The HIRAX project is aligned to the DST National Multi-wavelength Strategy (2016) as it addresses key scientific questions in each of the priority science areas identified by the Strategy, namely: Cosmology, Galaxy Evolution, and Stellar & Compact Object Astrophysics. Furthermore, HIRAX makes strong connections with the Strategy’s key programmatic areas in Human Capital Development and transformation, education and outreach, astronomy infrastructure and instrumentation, innovation, Big Data science, theoretical modelling and simulation, and international collaboration.

This project also compliments other South African led radio experiments to increase South Africa’s reputation as the world leader in Radio Astronomy. The project will have numerous synergies and complementarity with MeerKAT, thus adding significant value to a major SA investment, and further elevating the Karoo site as a destination for world-class astronomy telescopes. It will also compliment the HERA experiment as they conduct research in Hydrogen analysis.

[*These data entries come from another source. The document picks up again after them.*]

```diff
@@ -108,9 +118,11 @@
                 ngsid_v4u* col = mytb + ((u64)j * 64 + lane);
                 const int slot0 = WIN ? fbw % BMAX : 0;
                 const bool inm = j < m;
+                u64 pdiag = 0, pnpv = 0;
 #pragma unroll
                 for (int b = 0; b < BMAX; ++b) {
                     const int blk = WIN ? fbw + b : g0 + b;
+                    u64 cdiag = 0, cnpv = 0;
                     if (WIN ? blk <= lb : (b >= fb && b <= lb)) {
                         const int ps = WIN ? (slot0 + b >= BMAX ? slot0 + b - BMAX : slot0 + b) : b;
                         const u64 lo = planes[(ps * 3 + 0) * 64 + lane], hi = planes[(ps * 3 + 1) * 64 + lane], ok = planes[(ps * 3 + 2) * 64 + lane];
@@ -130,11 +142,25 @@
                         const u64 npv = Mh | ~(Xv | Ph);
                         Pv[b] = npv; Mv[b] = Ph & Xv;
                         ngsid_v4u w; w.x = (unsigned)diag; w.y = (unsigned)(diag >> 32); w.z = (unsigned)npv; w.w = (unsigned)(npv >> 32);
+                        if (!WIN || !relw) {
 #if defined(ED_EXP_STORE_EVERY)
-                        if ((j % ED_EXP_STORE_EVERY) == 0)
+                            if ((j % ED_EXP_STORE_EVERY) == 0)
 #endif
-                        col[(u64)(WIN ? b : blk) * mstride * 64] = w;
+                            col[(u64)(WIN ? b : blk) * mstride * 64] = w;
+                        }
+                        cdiag = diag; cnpv = npv;
                         hp = php; hm = phm;
+                    }
+                    if (WIN) {
+                        if (relw && b >= 1 && b <= relw && blk - 1 <= lb) {
+                            const u64 rd = ed_funnel(pdiag, cdiag, rsh), rn = ed_funnel(pnpv, cnpv, rsh);
+                            ngsid_v4u w; w.x = (unsigned)rd; w.y = (unsigned)(rd >> 32); w.z = (unsigned)rn; w.w = (unsigned)(rn >> 32);
+#if defined(ED_EXP_STORE_EVERY)
+                            if ((j % ED_EXP_STORE_EVERY) == 0)
+#endif
+                            col[(u64)(b - 1) * mstride * 64] = w;
+                        }
+                        pdiag = cdiag; pnpv = cnpv;
                     }
                 }
                 if (more) myh[(u64)j * 64 + lane] = (int8_t)((int)hp - (int)hm);
@@ -157,7 +183,8 @@
         uint32_t* myrec = (REC && have) ? rec + p * (u64)rec_stride : nullptr;
         auto rec_put = [&](int ti, uint32_t nib) { const int w_ = ti >> 3; if (w_ != r_w) { if (r_w >= 0) myrec[r_w] = r_acc; r_acc = 0; r_w = w_; } r_acc |= nib << ((ti & 7) * 4); };
         int wsn = j > 0 ? (j - 1) / W : 0, ws = wsn * W;
-        auto tb_blk = [&](int ii, int col0) { int tb_ = (ii - 1) >> 6; if (WIN) { const int lo_row = col0 + dmin - bandK - 1; tb_ -= lo_row > 0 ? (lo_row >> 6) : 0; } return tb_; };
+        auto tb_base = [&](int col0) { if (!WIN) return 0; const int lo_row = col0 + dmin - bandK - 1; const int r0 = lo_row > 0 ? lo_row : 0; return relw ? r0 : (r0 & ~63); };
+        auto tb_blk = [&](int ii, int col0) { return (ii - 1 - tb_base(col0)) >> 6; };
         auto tb_load = [&](int tb_, int col0) { return __builtin_nontemporal_load(mytb + (((u64)tb_ * mstride + (u64)col0) * 64 + lane)); };
         int jj = i > 0 ? j : 0;
 #if defined(ED_EXP_NO_TB)
@@ -182,8 +209,9 @@
             if (on) {
                 { const int nb = tb_blk(i, jj - 1); if (nb != wb) { w = tb_load(nb, jj - 1); wb = nb; } }
                 uint32_t r_ins = 0;
+                const int rb = tb_base(jj - 1);
                 for (;;) {
-                    const int bit = (i - 1) & 63;
+                    const int bit = (i - 1 - rb) & 63;
                     const u64 dv = ((u64)w.y << 32) | w.x, uv = ((u64)w.w << 32) | w.z;
                     const bool diag = (dv >> bit) & 1, up = (uv >> bit) & 1;
                     if (diag) {
```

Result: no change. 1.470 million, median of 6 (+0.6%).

Countries that have developed at a faster rate have always been countries with a strong innovation culture driven by investments in science and technology. Such investments are important in retaining and attracting the most talented researchers. The HIRAX project is a major international collaboration, with at least eight South African institutions participating, and many other international institutions. And I believe this is the best way that we can get our young people in South Africa to have an interest in science, technology and innovation.

Yesterday I spent a day with young high school learners from the rural part of this province. These are young and enthusiastic young children with lots of potential whose dream is to extract themselves from the poor conditions in which they live. It is my wish that they too can dream beyond their immediate needs and start to wonder about their place in the universe. The main reason for my visit was to help expose these young learners to careers that are possible for them in the area of science and technology. I told them that it is through their participation that our science and technology system will be broadened and enriched. The knowledge that we produce today will be their inheritance. I told them that “One of the central facts about science is that it pays no attention to East and West and North and South and black and yellow and white. It belongs to everybody who is willing to make the effort to learn it” and that they too can be the inheritors of the large body of science knowledge. The investments on research and projects such as HIRAX will produce knowledge that will form part of the inheritance for the learners that I have spoken about. I am simply saying that science at the end of the day is about the people in a community of humanity anywhere in the world.

As I said during the launch of the MeerKat last Month, to those who always wonder why projects like this are important, I will say to them in the words of the American cosmologist, Neil Tyson that “Space exploration is a force of nature unto itself that no other force in society can rival, not only does that get people interested in sciences and all the related fields, [but] it transforms the culture into one that values science and technology, and that’s the culture that innovates. And in the 21st century, innovations in science and technology are the foundations of tomorrow’s economy.”